So weit so gut. Grundsätzlich kann man ja seine Funktion die man nach der Funktion ausführen will einfach als Parameter übergeben (Wie ich es hier auch gemacht habe: "function() { console.log("animate fertig"); }"

Wie aber führe ich eine Funktion aus die auf das Ende von mehreren unterschiedlichen Animationen warten soll?
Mein jetziger Stand ist:
Ich packe alle Animationen in ein Array, setze wenn die Animation gestartet wird sie im Array auf false und setze sie wenn sie fertig ist wieder auf true und rufe dann meine Funktion auf die zuerst das ganze Array durchgeht und den eigentlichen Inhalt nur ausführt wenn alle Einträge des Arrays true sind.
Und weil ich das mit Sprache nur schwer erklären kann hier ein fiddle:
http://fiddle.jshell.net/3sPSx/

Meine eigentliche Frage ist nun: Kann man das auch eleganter machen?


----------



## tombe (29. August 2013)

Du erstellst eine allgemein gültige Variable (z.B. done) mit dem Startwert 0. Wenn eine der Funktionen fertig ist, wird der Wert der Variable um 1 erhöht.

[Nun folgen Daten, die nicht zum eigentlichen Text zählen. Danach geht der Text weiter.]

# zju-pi/diff-sampler

Measured on AMD Instinct MI355X. Metric: images/sec (whole node) at NFE=10, EDM CIFAR-10, higher is better.
Workload: dtype fp32; 1 GPU; EDM CIFAR-10 32x32 SongUNet (55.7M params), DPM-Solver++(2M) logSNR NFE=10, batch 256/GPU; launch=eager

## Files before the change

### diff_sampler_amd/csrc/conv3x3_wino.hip

```cpp
#include <type_traits>

#include "igemm_common.h"

namespace igemm {
namespace {

typedef float f32x2 __attribute__((ext_vector_type(2)));

constexpr int WV_NO_NORM = 2, WV_NO_HALO = 4, WV_NO_DMA = 8, WV_NO_EPI = 16;
constexpr int WINO_K = 8;
constexpr int WINO_POS = 2 * 64 * 4;
constexpr int WINO_IMG = 16 * WINO_POS;
constexpr int WINO_NSH = 4;
constexpr int WINO_EPI_LD = 36;

#define DS_WINO_WAIT_VM0() do { __builtin_amdgcn_s_waitcnt(0x0F70); asm volatile("" ::: "memory"); } while (0)
#define DS_WINO_WAIT_VM(n) do { __builtin_amdgcn_s_waitcnt(0x0F70 | (n)); asm volatile("" ::: "memory"); } while (0)

#define DS_WINO_I(n) std::integral_constant<int, (n)>{}
#define DS_WINO_EACH4(F) F(0) F(1) F(2) F(3)
#define DS_WINO_EACH8(F) F(0) F(1) F(2) F(3) F(4) F(5) F(6) F(7)
#define DS_WINO_EACH12(F) F(0) F(1) F(2) F(3) F(4) F(5) F(6) F(7) F(8) F(9) F(10) F(11)
#define DS_WINO_EACH16(F, b) F((b) + 0) F((b) + 1) F((b) + 2) F((b) + 3) F((b) + 4) F((b) + 5) F((b) + 6) F((b) + 7)                \
                             F((b) + 8) F((b) + 9) F((b) + 10) F((b) + 11) F((b) + 12) F((b) + 13) F((b) + 14) F((b) + 15)

template <int NT, int NSH, int NSL, int NORM>
struct WinoHalo {
    struct Regs {
        f32x4 h[NSH];
        f32x4 mu = {0.f, 0.f, 0.f, 0.f}, ga = {1.f, 1.f, 1.f, 1.f}, be = {0.f, 0.f, 0.f, 0.f};
    };
    const int c0, Ctot;
    const int buf;
    unsigned off0[NSH], off1[NSH];
    int lds[NSH];
    const float *a0i, *a1i;
    const float* cpi;
    unsigned c_lane;
    float t[4 * NSH], u[4 * NSH];
    const float* h_src = nullptr;
    unsigned h_sel = 0;

    __device__ __forceinline__ WinoHalo(const KParams& p, float* Hs, int tid, int img0, int r0)
        : c0(p.c0), Ctot(p.c0 + p.c1), buf(p.NP * WINO_K + 4) {
        const int kh_h = tid & 1, WPH = p.WP >> 1;
#pragma unroll
        for (int j = 0; j < NSH; ++j) {
            const int hp = (tid + j * NT) >> 1;
            const int hr = hp / p.WP, hc = hp - hr * p.WP;
            const int y = r0 + hr - 1, x = hc - 1;
            const bool in = hp < p.NP;
            const bool ok = in && (unsigned)y < (unsigned)p.H && (unsigned)x < (unsigned)p.W;
            const int pix = min(max(y, 0), p.H - 1) * p.W + min(max(x, 0), p.W - 1);
            off0[j] = (unsigned)(pix * p.lda0 + kh_h * 4) * 4u;
            off1[j] = (unsigned)(pix * p.lda1 + kh_h * 4) * 4u;
            const int cell = (((kh_h * 2 + (hc & 1)) * p.HP + hr) * WPH + (hc >> 1)) * 4;
            lds[j] = ok ? cell : p.NP * WINO_K;
            if (in && !ok) {
                const f32x4 z = {0.f, 0.f, 0.f, 0.f};
                *reinterpret_cast<f32x4*>(Hs + cell) = z;
                *reinterpret_cast<f32x4*>(Hs + buf + cell) = z;
            }
        }
        a0i = p.a0 + (size_t)img0 * p.HW * p.lda0;
        a1i = p.a1 + (size_t)img0 * p.HW * p.lda1;
        cpi = p.norm + (size_t)img0 * 3 * Ctot;
        c_lane = (unsigned)(kh_h * 16);
    }
    __device__ __forceinline__ void src(int s) {
        const int c = s * WINO_K;
        const bool first = c < c0;
        h_src = first ? a0i + c : a1i + (c - c0);
        h_sel = (unsigned)__builtin_amdgcn_readfirstlane(first ? -1 : 0);
        asm volatile("" : "+s"(h_sel));
    }
    template <int J>
    __device__ __forceinline__ void load1(Regs& R, std::integral_constant<int, J>) {
        if constexpr (J < NSL) {
            const unsigned off = (off0[J] & h_sel) | (off1[J] & ~h_sel);
            R.h[J] = *reinterpret_cast<const f32x4*>(reinterpret_cast<const char*>(h_src) + off);
        }
    }
    template <int I>
    __device__ __forceinline__ void coef1(Regs& R, int s, std::integral_constant<int, I>) {
        if constexpr (NORM != 0) {
            const char* cs = reinterpret_cast<const char*>(cpi + (size_t)I * Ctot + s * WINO_K);
            asm volatile("" : "+v"(c_lane));
            const f32x4 v = *reinterpret_cast<const f32x4*>(cs + c_lane);
            if constexpr (I == 0) R.mu = v; else if constexpr (I == 1) R.ga = v; else R.be = v;
        }
    }
    __device__ __forceinline__ void loads(Regs& R, int s) {
#define DS_WINO_F(j) load1(R, DS_WINO_I(j));
        DS_WINO_EACH4(DS_WINO_F)
#undef DS_WINO_F
        coef1(R, s, DS_WINO_I(0)); coef1(R, s, DS_WINO_I(1)); coef1(R, s, DS_WINO_I(2));
    }
    template <int C, int ST>
    __device__ __forceinline__ void chain(Regs& R, float* hs) {
        constexpr int j = C >> 2, e = C & 3;
        if constexpr (j < NSL) {
            if constexpr (ST == 0 && NORM != 0) {
                t[C] = __builtin_fmaf(R.h[j][e] - R.mu[e], R.ga[e], R.be[e]);
                if constexpr (NORM == 2) u[C] = __expf(-t[C]);
            }
            if constexpr (ST == 1 && NORM == 2) u[C] = __builtin_amdgcn_rcpf(1.0f + u[C]);
            if constexpr (ST == 2) {
                float v = R.h[j][e];
                if constexpr (NORM == 1) v = t[C];
                if constexpr (NORM == 2) v = t[C] * u[C];
                R.h[j][e] = v;
                if constexpr (e == 3) *reinterpret_cast<f32x4*>(hs + lds[j]) = R.h[j];
            }
        }
    }
    __device__ __forceinline__ void store(Regs& R, float* hs) {
#define DS_WINO_F(c) chain<c, 0>(R, hs); chain<c, 1>(R, hs); chain<c, 2>(R, hs);
        DS_WINO_EACH16(DS_WINO_F, 0)
#undef DS_WINO_F
    }
};
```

In der "Schlussfunktion" prüfst du nur ob diese Variable den entsprechenden Gesamtwert hat, dein Beispiel sieht dann so aus.


----------



## jeipack (29. August 2013)

Hmm auch ne gute Möglichkeit.
Ein bisschen ressourcenschonender als meine Lösung, aber grundsätzlich der gleiche Gedanke.

Hmm um es etwas dynamischer zu machen, was würdest du von dieser Idee halten:
Jedesmal wenn eine Animation gestartet wird done-- (cool wäre, wenn ich da den Prototypen von animate so erweitern könnte, dass er dies automatisch macht - weiss aber noch nicht genau wie ich da jQuery genau erweitere) und jedesmal wenn die Funktion animateDone() aufgerufen wird done++ und dann wenn  done==0 ist weiss ich dass gerade keine Animation am laufen ist.

Was ich auch noch gesehen habe, jQuery hat einen :animated Selector:
http://api.jquery.com/animated-selector/

Eventuell kann das auch ganz nützlich sein um es dynamischer zu machen.
Allerdings könnte man die Funktion nicht für andere asynchrone Dinge (zB Ajax Requests) benutzen.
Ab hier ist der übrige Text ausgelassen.